Run experiments

Single trials, full submission runs, and the paper-table matrices — all driven by one CLI.

Single trial

uv run cb experiment run \
  --dataset data/<domain>/tasks/<task-dir> \
  --agent <agent-id> --model <model-id>

Output lands under logs/experiments/.../trial_*/ with result.json and verifier/scorecard.json. See Quickstart for a worked example.

Submission lifecycle

One YAML drives all four steps:

uv run cb submission validate -f configs/submissions/<id>.yaml
uv run cb submission run      -f configs/submissions/<id>.yaml
uv run cb submission status   -f configs/submissions/<id>.yaml
uv run cb submission prepare  -f configs/submissions/<id>.yaml
  • validate — schema + preflight: dataset pin, Modal/Docker readiness, agent name resolution.
  • run — runs all 3 domains. Default: one trial per task (pass@1).
  • status — progress check; safe to run while run is in flight.
  • prepare — curates the leaderboard-ready packet at logs/submissions/<id>/packet/YYYY-MM-DD-<id>/.

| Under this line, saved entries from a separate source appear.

struct AttVariant { const void *kernel; int smem, threads; };
enum { ATT_PLAIN64, ATT_PLAIN32, ATT_RELBIAS, ATTS_PLAIN64, ATTS_PLAIN32, ATTS_RELBIAS, ATTS_DISENT, ATTL_PLAIN64, ATT_VARIANTS };
static const AttVariant att_variants[ATT_VARIANTS] = {
    {reinterpret_cast<const void *>(attention_kernel<64, ScorePlain>), ATT_SMEM<ScorePlain>, ATT_THREADS},
    {reinterpret_cast<const void *>(attention_kernel<32, ScorePlain>), ATT_SMEM<ScorePlain>, ATT_THREADS},
    {reinterpret_cast<const void *>(attention_kernel<64, ScoreRelBias>), ATT_SMEM<ScoreRelBias>, ATT_THREADS},
    {reinterpret_cast<const void *>(attention_stream_kernel<64, ScorePlain>), ATTS_SMEM<ScorePlain>, ATT_THREADS},
    {reinterpret_cast<const void *>(attention_stream_kernel<32, ScorePlain>), ATTS_SMEM<ScorePlain>, ATT_THREADS},
    {reinterpret_cast<const void *>(attention_stream_kernel<64, ScoreRelBias>), ATTS_SMEM<ScoreRelBias>, ATT_THREADS},
    {reinterpret_cast<const void *>(attention_stream_kernel<64, ScoreDisent>), ATTS_SMEM<ScoreDisent>, ATT_THREADS},
    {reinterpret_cast<const void *>(attention_long_kernel), ATTL_SMEM, ATTL_THREADS},
};

static int launch_attention(ac_encoder *e, const int32_t *mask, int B, int S, int window, bool cls_rows, int layer,
                            cudaStream_t s) {
    const ac_encoder_config &c = e->cfg;
    int H = c.hidden, heads = c.heads;
    const int dh = H / heads;
    AC_REQUIRE(S <= AC_ENCODER_MAX_S || dh == 64, "attention: S=%d > %d needs head_dim 64 (ModernBERT)", S, AC_ENCODER_MAX_S);
    static bool att_attr[64] = {};
    int dev = 0;
    AC_CUDA(cudaGetDevice(&dev));
    if (dev < 0 || dev >= 64 || !att_attr[dev]) {
        for (const AttVariant &v : att_variants)
            AC_CUDA(cudaFuncSetAttribute(v.kernel, cudaFuncAttributeMaxDynamicSharedMemorySize, v.smem));
        if (dev >= 0 && dev < 64) att_attr[dev] = true;
    }
    const int q_blocks = cls_rows ? 1 : (S + 127) / 128;
    const int nq = std::min(S, 128 * q_blocks);
    double keys = 0.0;
    if (window > 0) {
        for (int q = 0; q < nq; ++q) keys += std::min(S - 1, q + window) - std::max(0, q - window) + 1;
    } else {
        keys = static_cast<double>(nq) * S;
    }
    const int slot = prof_begin(PROF_ATTENTION, 4.0 * B * c.heads * keys * dh, 0.0, s);
    const bool streamed = e->pos_g || S > 128;
    ScorePlain plain;
    ScoreRelBias bias;
    ScoreDisent disent;
    void *score = &plain;
    int id = dh == 32 ? (streamed ? ATTS_PLAIN32 : ATT_PLAIN32) : (streamed ? ATTS_PLAIN64 : ATT_PLAIN64);
    if (e->pos_g) {
        disent.tmap_pos = e->m_pos;
        disent.pos_row0 = layer * ATTS_POS_DELTAS * heads * 2 * 256;
        score = &disent;
        id = ATTS_DISENT;
    } else if (e->rel_bias) {
        bias.rel_bias = e->rel_bias;
        score = &bias;
        id = streamed ? ATTS_RELBIAS : ATT_RELBIAS;
    } else if (S > AC_ENCODER_MAX_S && c.arch != AC_ARCH_MODERNBERT) {
        id = ATTL_PLAIN64;
    }
    const AttVariant &v = att_variants[id];
    void *args[] = {&e->m_qk_att, &e->m_vt_att, &mask, &B, &S, &heads, &H, &window, &e->ctx, score};
    cudaLaunchKernel(v.kernel, dim3(B * heads, streamed ? q_blocks : 1), dim3(v.threads), args, v.smem, s);
    prof_end(slot, s);
    AC_LAUNCH_CHECK();
    return AC_OK;
}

For the leaderboard PR step, see the Leaderboard guide.

Reproduce paper tables

Each table maps to a matrix YAML and a single command:

PaperConfigCommand
Table 1 (Main matrix)table1_main_matrix.yaml./scripts/run_table.sh table1
Table 2 (E2E arena)table2_e2e_arena.yaml./scripts/run_table.sh table2
Table 3 (Marathon)table3_marathon.yaml./scripts/run_table.sh table3
Fig. 4 (Skill ablation)table4_skill_ablation.yaml./scripts/run_table.sh table4
Table 5 (MCP vs CLI)table5_mcp_vs_cli.yaml./scripts/run_table.sh table5

After all slices finish, aggregate:

uv run python scripts/aggregate.py \
  --trials-dir logs/experiments/table1_main_matrix \
  --prices configs/prices.yaml \
  --out-csv logs/table1.csv

CSV columns: agent, model, n_trials, n_tasks, pass_at_1, pass_at_1_lo, pass_at_1_hi, pass_at_3, ..., pass_pow_3, pass_pow_3_hi, mean_cost_usd, mean_walltime_s with Wilson 95% CIs.

Modal vs Docker

Local Docker is fine for a handful of trials. Matrix reproduction on a single host takes days, so use Modal for parallel execution:

./scripts/run_table.sh table1 --modal

cb experiment run -e modal defaults to profile actava; pass --modal-profile '' to skip Modal preflight, or MODAL_PROFILE=<name> for a named profile.

Test markers

The default uv run pytest skips judge-hitting and slow suites. Opt in:

uv run pytest -m requires_anthropic_key   # hits the live judge
uv run pytest -m slow                     # includes docker-build smoke
CHI_BENCH_SKIP_DOCKER_BUILD=1 uv run pytest tests/smoke -v -m slow

Useful environment variables

  • ANTHROPIC_API_KEY — always required (judge).
  • CHI_BENCH_JUDGE_MODEL — override the pinned judge model (deviates from paper protocol).
  • CHI_BENCH_JUDGE_NUM_VOTES — > 1 enables majority-voted judging.
  • CHI_BENCH_PAYER_MODE — set to agent for the local server (auto-set by cb serve).
  • MODAL_PROFILE — named Modal profile for parallel execution.